What is required
Copy out each line of the data that holds the word "shaded".

** Opening Extracted records block **

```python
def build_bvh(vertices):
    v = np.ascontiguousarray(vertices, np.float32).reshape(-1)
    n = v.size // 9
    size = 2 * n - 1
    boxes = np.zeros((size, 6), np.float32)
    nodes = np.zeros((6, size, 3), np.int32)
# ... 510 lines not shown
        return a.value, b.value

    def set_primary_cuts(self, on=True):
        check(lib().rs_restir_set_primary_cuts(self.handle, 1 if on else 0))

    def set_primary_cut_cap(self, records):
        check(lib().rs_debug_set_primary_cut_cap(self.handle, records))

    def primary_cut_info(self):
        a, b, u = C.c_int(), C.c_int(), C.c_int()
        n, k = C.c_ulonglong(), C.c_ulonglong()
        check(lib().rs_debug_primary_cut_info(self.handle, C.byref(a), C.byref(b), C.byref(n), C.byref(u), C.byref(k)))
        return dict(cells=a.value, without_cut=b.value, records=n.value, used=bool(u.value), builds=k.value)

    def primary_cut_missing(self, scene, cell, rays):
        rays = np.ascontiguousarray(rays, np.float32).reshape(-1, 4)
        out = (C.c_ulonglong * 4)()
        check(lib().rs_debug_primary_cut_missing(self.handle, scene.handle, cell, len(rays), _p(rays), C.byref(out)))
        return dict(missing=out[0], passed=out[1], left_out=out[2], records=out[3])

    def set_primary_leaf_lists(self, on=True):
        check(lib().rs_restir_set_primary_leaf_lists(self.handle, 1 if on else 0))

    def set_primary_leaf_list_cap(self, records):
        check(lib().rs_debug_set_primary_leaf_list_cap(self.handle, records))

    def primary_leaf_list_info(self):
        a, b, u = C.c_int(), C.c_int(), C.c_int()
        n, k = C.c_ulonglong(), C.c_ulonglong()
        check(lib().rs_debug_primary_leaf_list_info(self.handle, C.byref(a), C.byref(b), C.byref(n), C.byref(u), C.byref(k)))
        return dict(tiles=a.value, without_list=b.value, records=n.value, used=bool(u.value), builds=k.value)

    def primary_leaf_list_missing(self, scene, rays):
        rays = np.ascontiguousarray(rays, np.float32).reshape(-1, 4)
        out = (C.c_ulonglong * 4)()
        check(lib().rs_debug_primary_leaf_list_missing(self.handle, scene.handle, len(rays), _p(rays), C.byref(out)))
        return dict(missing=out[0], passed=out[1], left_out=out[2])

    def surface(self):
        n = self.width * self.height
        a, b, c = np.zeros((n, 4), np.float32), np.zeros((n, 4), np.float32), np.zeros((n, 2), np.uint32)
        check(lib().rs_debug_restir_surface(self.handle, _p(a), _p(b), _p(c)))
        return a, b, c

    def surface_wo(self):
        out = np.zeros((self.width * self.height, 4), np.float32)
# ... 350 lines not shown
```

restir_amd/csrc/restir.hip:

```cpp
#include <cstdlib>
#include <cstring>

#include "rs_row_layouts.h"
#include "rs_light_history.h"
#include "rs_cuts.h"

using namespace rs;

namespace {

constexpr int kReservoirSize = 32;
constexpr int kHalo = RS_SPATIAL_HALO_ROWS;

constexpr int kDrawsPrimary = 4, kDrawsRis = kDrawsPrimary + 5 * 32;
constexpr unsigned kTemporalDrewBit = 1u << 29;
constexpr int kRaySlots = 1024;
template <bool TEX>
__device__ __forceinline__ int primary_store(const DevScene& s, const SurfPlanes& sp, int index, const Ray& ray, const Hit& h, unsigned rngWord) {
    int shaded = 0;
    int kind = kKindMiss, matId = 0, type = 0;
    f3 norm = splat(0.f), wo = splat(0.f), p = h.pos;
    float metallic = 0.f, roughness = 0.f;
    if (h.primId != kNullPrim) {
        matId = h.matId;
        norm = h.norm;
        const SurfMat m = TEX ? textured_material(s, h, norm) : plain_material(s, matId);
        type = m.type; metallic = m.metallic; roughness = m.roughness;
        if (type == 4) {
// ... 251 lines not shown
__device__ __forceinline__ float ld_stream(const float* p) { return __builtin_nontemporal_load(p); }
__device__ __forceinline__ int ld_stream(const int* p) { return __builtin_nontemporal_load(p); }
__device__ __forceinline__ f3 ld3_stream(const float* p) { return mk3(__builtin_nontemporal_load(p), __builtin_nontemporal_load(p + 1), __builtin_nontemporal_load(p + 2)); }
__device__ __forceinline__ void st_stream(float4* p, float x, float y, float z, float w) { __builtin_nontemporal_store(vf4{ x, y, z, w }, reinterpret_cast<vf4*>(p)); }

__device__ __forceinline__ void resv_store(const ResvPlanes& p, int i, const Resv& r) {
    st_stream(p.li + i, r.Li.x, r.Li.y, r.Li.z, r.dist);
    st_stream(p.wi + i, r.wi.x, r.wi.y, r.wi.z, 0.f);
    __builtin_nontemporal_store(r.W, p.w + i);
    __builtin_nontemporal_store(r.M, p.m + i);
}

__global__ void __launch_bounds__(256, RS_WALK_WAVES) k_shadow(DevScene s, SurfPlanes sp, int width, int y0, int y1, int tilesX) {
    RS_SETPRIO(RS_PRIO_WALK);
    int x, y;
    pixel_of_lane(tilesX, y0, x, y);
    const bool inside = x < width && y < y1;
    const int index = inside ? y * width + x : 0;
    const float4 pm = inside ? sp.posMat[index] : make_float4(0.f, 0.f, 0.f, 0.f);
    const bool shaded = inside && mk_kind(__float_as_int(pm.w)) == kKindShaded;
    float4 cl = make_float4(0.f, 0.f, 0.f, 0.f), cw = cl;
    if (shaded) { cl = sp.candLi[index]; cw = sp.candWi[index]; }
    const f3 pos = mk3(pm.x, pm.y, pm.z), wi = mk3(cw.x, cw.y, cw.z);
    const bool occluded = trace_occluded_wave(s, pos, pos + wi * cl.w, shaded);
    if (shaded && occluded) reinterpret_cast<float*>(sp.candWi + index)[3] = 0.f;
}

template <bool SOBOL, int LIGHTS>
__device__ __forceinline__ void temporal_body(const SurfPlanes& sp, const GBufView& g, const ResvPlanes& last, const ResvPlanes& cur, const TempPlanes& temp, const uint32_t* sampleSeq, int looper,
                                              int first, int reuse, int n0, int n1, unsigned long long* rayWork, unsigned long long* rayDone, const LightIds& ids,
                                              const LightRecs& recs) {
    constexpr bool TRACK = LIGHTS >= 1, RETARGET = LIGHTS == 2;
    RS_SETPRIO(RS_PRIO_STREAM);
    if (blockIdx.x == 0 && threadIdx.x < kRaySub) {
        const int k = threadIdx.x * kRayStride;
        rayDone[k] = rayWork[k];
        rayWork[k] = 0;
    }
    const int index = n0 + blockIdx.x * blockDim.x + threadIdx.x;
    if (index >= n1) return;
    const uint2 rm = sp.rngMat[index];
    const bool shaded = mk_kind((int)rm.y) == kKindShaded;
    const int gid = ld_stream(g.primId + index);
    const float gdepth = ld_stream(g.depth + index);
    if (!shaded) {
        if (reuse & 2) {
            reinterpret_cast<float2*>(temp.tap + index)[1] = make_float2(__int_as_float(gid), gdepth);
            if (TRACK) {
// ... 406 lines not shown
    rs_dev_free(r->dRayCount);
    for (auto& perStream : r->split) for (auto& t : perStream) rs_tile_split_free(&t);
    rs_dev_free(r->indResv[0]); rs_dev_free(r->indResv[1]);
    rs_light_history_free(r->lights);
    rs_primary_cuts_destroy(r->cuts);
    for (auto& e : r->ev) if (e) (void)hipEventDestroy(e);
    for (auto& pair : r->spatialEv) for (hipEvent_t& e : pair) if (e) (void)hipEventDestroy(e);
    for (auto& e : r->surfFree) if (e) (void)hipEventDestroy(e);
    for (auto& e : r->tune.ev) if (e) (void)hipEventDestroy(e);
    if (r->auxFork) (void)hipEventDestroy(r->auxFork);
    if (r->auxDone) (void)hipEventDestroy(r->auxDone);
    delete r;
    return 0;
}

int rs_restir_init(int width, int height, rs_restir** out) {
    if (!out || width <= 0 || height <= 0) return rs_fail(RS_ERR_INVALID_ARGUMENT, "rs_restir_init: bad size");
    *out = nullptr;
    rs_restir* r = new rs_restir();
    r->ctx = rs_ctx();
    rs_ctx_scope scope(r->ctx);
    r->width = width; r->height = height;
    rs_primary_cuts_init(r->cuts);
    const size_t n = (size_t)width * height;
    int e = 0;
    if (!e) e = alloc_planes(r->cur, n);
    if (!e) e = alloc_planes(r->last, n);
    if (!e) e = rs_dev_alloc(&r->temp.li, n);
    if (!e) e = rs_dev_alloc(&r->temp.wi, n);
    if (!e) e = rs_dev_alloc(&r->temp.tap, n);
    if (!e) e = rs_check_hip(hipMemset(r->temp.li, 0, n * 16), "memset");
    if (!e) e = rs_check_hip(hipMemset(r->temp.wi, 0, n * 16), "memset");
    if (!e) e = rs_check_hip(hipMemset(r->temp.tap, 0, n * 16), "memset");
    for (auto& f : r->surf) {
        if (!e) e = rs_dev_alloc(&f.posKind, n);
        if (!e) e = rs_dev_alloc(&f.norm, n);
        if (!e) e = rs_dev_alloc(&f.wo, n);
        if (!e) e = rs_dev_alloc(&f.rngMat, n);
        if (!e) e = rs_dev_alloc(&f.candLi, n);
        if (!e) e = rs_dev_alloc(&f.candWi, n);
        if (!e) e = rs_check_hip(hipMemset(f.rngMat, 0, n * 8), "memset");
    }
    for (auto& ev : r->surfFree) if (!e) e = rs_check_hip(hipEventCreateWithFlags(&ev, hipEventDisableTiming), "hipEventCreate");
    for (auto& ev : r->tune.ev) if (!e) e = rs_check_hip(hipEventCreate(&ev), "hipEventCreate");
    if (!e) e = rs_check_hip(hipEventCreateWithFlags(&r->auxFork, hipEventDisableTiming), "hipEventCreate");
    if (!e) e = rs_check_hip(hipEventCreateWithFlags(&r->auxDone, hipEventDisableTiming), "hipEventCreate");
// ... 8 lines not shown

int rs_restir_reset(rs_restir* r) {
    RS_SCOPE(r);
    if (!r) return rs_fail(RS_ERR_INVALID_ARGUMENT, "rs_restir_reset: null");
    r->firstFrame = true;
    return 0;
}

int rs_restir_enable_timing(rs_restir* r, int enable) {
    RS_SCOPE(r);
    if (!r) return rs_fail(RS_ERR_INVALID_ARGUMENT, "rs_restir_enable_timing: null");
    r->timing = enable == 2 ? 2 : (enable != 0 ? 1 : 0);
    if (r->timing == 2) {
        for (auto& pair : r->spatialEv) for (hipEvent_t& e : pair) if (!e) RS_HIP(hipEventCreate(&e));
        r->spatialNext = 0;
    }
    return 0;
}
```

** Closing Extracted records block **

Result below
    int shaded = 0;
    const bool shaded = inside && mk_kind(__float_as_int(pm.w)) == kKindShaded;
    if (shaded) { cl = sp.candLi[index]; cw = sp.candWi[index]; }
    const bool occluded = trace_occluded_wave(s, pos, pos + wi * cl.w, shaded);
    if (shaded && occluded) reinterpret_cast<float*>(sp.candWi + index)[3] = 0.f;
    const bool shaded = mk_kind((int)rm.y) == kKindShaded;
    if (!shaded) {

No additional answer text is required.